Write down each entry precisely as given.

[Saved entries]:

------------------------

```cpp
typedef struct {
    int B, H, W, C;
    int pad_mode;
    float slope;
    float scale;
    const float* x;
    const float* wp1;
    const float* bias1;
    const float* wp2;
    const float* bias_p;
    const float* bias_n;
    float* yh;
    const float* yl;
    float* out;
    float* disp;
    float disp_scale;
    int clamp01;
    const uint8_t* yh_mask;
    float* mid_out;
    int mid_ct, mid_off_p, mid_off_n;
    float* sig_p;
    float* sig_n;
} wmd_head_level_args;
int wmd_head_level_supported(int C);
int wmd_head_level_fwd(const wmd_head_level_args* args, void* stream);
int wmd_head_level_pyramid_supported(int C, int B, int H, int W);
int wmd_head_level_pyramid_fwd(const wmd_head_level_args* args, const wmd_head_shiftsum_args* coarse, int n_coarse, void* stream);

typedef struct {
    int row0;
    int nrows;
    int ch0;
    int nch;
    const float* w3;
    float* dw3;
    float* db3;
} wmd_head_bwd_head;
typedef struct {
    int B, H, W;
    int Ct;
    int n_out;
    int pad_mode;
    int act;
    float slope;
    const float* dy3;
    const float* mid;
    float* dzmid;
    int n_heads;
    wmd_head_bwd_head head[3];
    float* workspace;
    size_t workspace_floats;
} wmd_head3x3_bwd_args;
size_t wmd_head3x3_bwd_workspace_floats(const wmd_head3x3_bwd_args* args);
int wmd_head3x3_bwd(const wmd_head3x3_bwd_args* args, void* stream);

typedef struct {
    int B, H, W;
    int C;
    int Ct;
    int x_act;
    float x_slope;
    const float* dz;
    const float* x;
    const float* w1;
    float* dx;
    float* dw1;
    float* db1;
    float* workspace;
    size_t workspace_floats;
} wmd_head1x1_bwd_args;
size_t wmd_head1x1_bwd_workspace_floats(const wmd_head1x1_bwd_args* args);
int wmd_head1x1_bwd(const wmd_head1x1_bwd_args* args, void* stream);
int wmd_head_bwd(const wmd_head3x3_bwd_args* a3, const wmd_head1x1_bwd_args* a1, void* stream);


int wmd_minmax(const float* x, size_t n, float* out2, void* stream);

int wmd_mask_threshold(const float* yh, const float* minmax, float thresh_ratio, uint8_t* mask,
                       int h, int w, void* stream);

typedef struct {
    int up;
    int radius;
    uint8_t* out;
    int32_t* nnz;
    int nnz_stride;
} wmd_dilate_spec;
int wmd_mask_dilate_multi(const uint8_t* mask, int h, int w, const wmd_dilate_spec* specs, int n, void* stream);
int wmd_mask_dilate_multi_b(const uint8_t* mask, int B, int h, int w, const wmd_dilate_spec* specs, int n, void* stream);

int wmd_mask_level(const float* yl, size_t n_yl, const float* yh, float thresh_ratio, int h, int w,
                   const wmd_dilate_spec* specs, int n, void* stream);
int wmd_mask_level_b(const float* yl, size_t n_yl, const float* yh, float thresh_ratio, int B, int h, int w,
                     const wmd_dilate_spec* specs, int n, float* minmax_scratch, void* stream);

typedef struct {
    int up, radius;
    uint8_t* out;
    int count;
    int tile_h, tile_w;
    int32_t* tile_list;
    int32_t* tile_count;
    const uint8_t* and_mask;
} wmd_level_spec;

typedef struct {
    int B, h, w;
    const float* yl;
    size_t n_yl;
    const float* yh;
    float thresh_ratio;
    const uint8_t* mask0;
    const float* minmax;
    uint32_t* range_keys;
    const wmd_level_spec* specs;
    int n;
    int32_t* scratch;
    int32_t* counts;
    int ring_slots, slot_ints, counts_off, ncounts;
    int advance;
} wmd_mask_level_args;
size_t wmd_mask_level_scratch_ints(int B);
int wmd_mask_level_lists(const wmd_mask_level_args* args, void* stream);

typedef struct {
    const uint8_t* mask;
    int npix;
// ... 99 lines not shown
```

### wavelet_monodepth_amd/_lib.py

```python
import ctypes as C
import os

_HERE = os.path.dirname(os.path.abspath(__file__))
LIB_PATH = os.environ.get("WMD_LIB_PATH") or os.path.join(_HERE, "libwmd_hip.so")

PAD = {"zero": 0, "constant": 0, "reflect": 1, "reflection": 1, "replicate": 2}
ACT = {"none": 0, None: 0, "elu": 1, "leaky": 2, "sigmoid": 3}


class WmdError(RuntimeError):
    pass


class ConvArgs(C.Structure):
    _fields_ = [("B", C.c_int), ("H", C.c_int), ("W", C.c_int), ("C1", C.c_int), ("up1", C.c_int), ("C2", C.c_int),
                ("Cout", C.c_int), ("ksize", C.c_int), ("pad_mode", C.c_int), ("act", C.c_int), ("slope", C.c_float),
                ("x1", C.c_void_p), ("x2", C.c_void_p), ("wp", C.c_void_p), ("bias", C.c_void_p), ("y", C.c_void_p),
                ("workspace", C.c_void_p), ("workspace_floats", C.c_size_t), ("tune_cfg", C.c_int), ("tune_ksplit", C.c_int),
                ("wp_wino", C.c_void_p), ("gate", C.c_void_p), ("gate_act", C.c_int), ("gate_slope", C.c_float),
                ("in_mask", C.c_void_p), ("out_mask", C.c_void_p), ("in_mask_2x2", C.c_int),
                ("out_tiles", C.c_void_p), ("out_tile_count", C.c_void_p), ("out_tile_h", C.c_int), ("out_tile_w", C.c_int)]
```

------------------------

[Expected answer]:
```cpp
typedef struct {
    int B, H, W, C;
    int pad_mode;
    float slope;
    float scale;
    const float* x;
    const float* wp1;
    const float* bias1;
    const float* wp2;
    const float* bias_p;
    const float* bias_n;
    float* yh;
    const float* yl;
    float* out;
    float* disp;
    float disp_scale;
    int clamp01;
    const uint8_t* yh_mask;
    float* mid_out;
    int mid_ct, mid_off_p, mid_off_n;
    float* sig_p;
    float* sig_n;
} wmd_head_level_args;
int wmd_head_level_supported(int C);
int wmd_head_level_fwd(const wmd_head_level_args* args, void* stream);
int wmd_head_level_pyramid_supported(int C, int B, int H, int W);
int wmd_head_level_pyramid_fwd(const wmd_head_level_args* args, const wmd_head_shiftsum_args* coarse, int n_coarse, void* stream);

typedef struct {
    int row0;
    int nrows;
    int ch0;
    int nch;
    const float* w3;
    float* dw3;
    float* db3;
} wmd_head_bwd_head;
typedef struct {
    int B, H, W;
    int Ct;
    int n_out;
    int pad_mode;
    int act;
    float slope;
    const float* dy3;
    const float* mid;
    float* dzmid;
    int n_heads;
    wmd_head_bwd_head head[3];
    float* workspace;
    size_t workspace_floats;
} wmd_head3x3_bwd_args;
size_t wmd_head3x3_bwd_workspace_floats(const wmd_head3x3_bwd_args* args);
int wmd_head3x3_bwd(const wmd_head3x3_bwd_args* args, void* stream);

typedef struct {
    int B, H, W;
    int C;
    int Ct;
    int x_act;
    float x_slope;
    const float* dz;
    const float* x;
    const float* w1;
    float* dx;
    float* dw1;
    float* db1;
    float* workspace;
    size_t workspace_floats;
} wmd_head1x1_bwd_args;
size_t wmd_head1x1_bwd_workspace_floats(const wmd_head1x1_bwd_args* args);
int wmd_head1x1_bwd(const wmd_head1x1_bwd_args* args, void* stream);
int wmd_head_bwd(const wmd_head3x3_bwd_args* a3, const wmd_head1x1_bwd_args* a1, void* stream);


int wmd_minmax(const float* x, size_t n, float* out2, void* stream);

int wmd_mask_threshold(const float* yh, const float* minmax, float thresh_ratio, uint8_t* mask,
                       int h, int w, void* stream);

typedef struct {
    int up;
    int radius;
    uint8_t* out;
    int32_t* nnz;
    int nnz_stride;
} wmd_dilate_spec;
int wmd_mask_dilate_multi(const uint8_t* mask, int h, int w, const wmd_dilate_spec* specs, int n, void* stream);
int wmd_mask_dilate_multi_b(const uint8_t* mask, int B, int h, int w, const wmd_dilate_spec* specs, int n, void* stream);

int wmd_mask_level(const float* yl, size_t n_yl, const float* yh, float thresh_ratio, int h, int w,
                   const wmd_dilate_spec* specs, int n, void* stream);
int wmd_mask_level_b(const float* yl, size_t n_yl, const float* yh, float thresh_ratio, int B, int h, int w,
                     const wmd_dilate_spec* specs, int n, float* minmax_scratch, void* stream);

typedef struct {
    int up, radius;
    uint8_t* out;
    int count;
    int tile_h, tile_w;
    int32_t* tile_list;
    int32_t* tile_count;
    const uint8_t* and_mask;
} wmd_level_spec;

typedef struct {
    int B, h, w;
    const float* yl;
    size_t n_yl;
    const float* yh;
    float thresh_ratio;
    const uint8_t* mask0;
    const float* minmax;
    uint32_t* range_keys;
    const wmd_level_spec* specs;
    int n;
    int32_t* scratch;
    int32_t* counts;
    int ring_slots, slot_ints, counts_off, ncounts;
    int advance;
} wmd_mask_level_args;
size_t wmd_mask_level_scratch_ints(int B);
int wmd_mask_level_lists(const wmd_mask_level_args* args, void* stream);

typedef struct {
    const uint8_t* mask;
    int npix;
// ... 99 lines not shown
```

### wavelet_monodepth_amd/_lib.py

```python
import ctypes as C
import os

_HERE = os.path.dirname(os.path.abspath(__file__))
LIB_PATH = os.environ.get("WMD_LIB_PATH") or os.path.join(_HERE, "libwmd_hip.so")

PAD = {"zero": 0, "constant": 0, "reflect": 1, "reflection": 1, "replicate": 2}
ACT = {"none": 0, None: 0, "elu": 1, "leaky": 2, "sigmoid": 3}


class WmdError(RuntimeError):
    pass


class ConvArgs(C.Structure):
    _fields_ = [("B", C.c_int), ("H", C.c_int), ("W", C.c_int), ("C1", C.c_int), ("up1", C.c_int), ("C2", C.c_int),
                ("Cout", C.c_int), ("ksize", C.c_int), ("pad_mode", C.c_int), ("act", C.c_int), ("slope", C.c_float),
                ("x1", C.c_void_p), ("x2", C.c_void_p), ("wp", C.c_void_p), ("bias", C.c_void_p), ("y", C.c_void_p),
                ("workspace", C.c_void_p), ("workspace_floats", C.c_size_t), ("tune_cfg", C.c_int), ("tune_ksplit", C.c_int),
                ("wp_wino", C.c_void_p), ("gate", C.c_void_p), ("gate_act", C.c_int), ("gate_slope", C.c_float),
                ("in_mask", C.c_void_p), ("out_mask", C.c_void_p), ("in_mask_2x2", C.c_int),
                ("out_tiles", C.c_void_p), ("out_tile_count", C.c_void_p), ("out_tile_h", C.c_int), ("out_tile_w", C.c_int)]
```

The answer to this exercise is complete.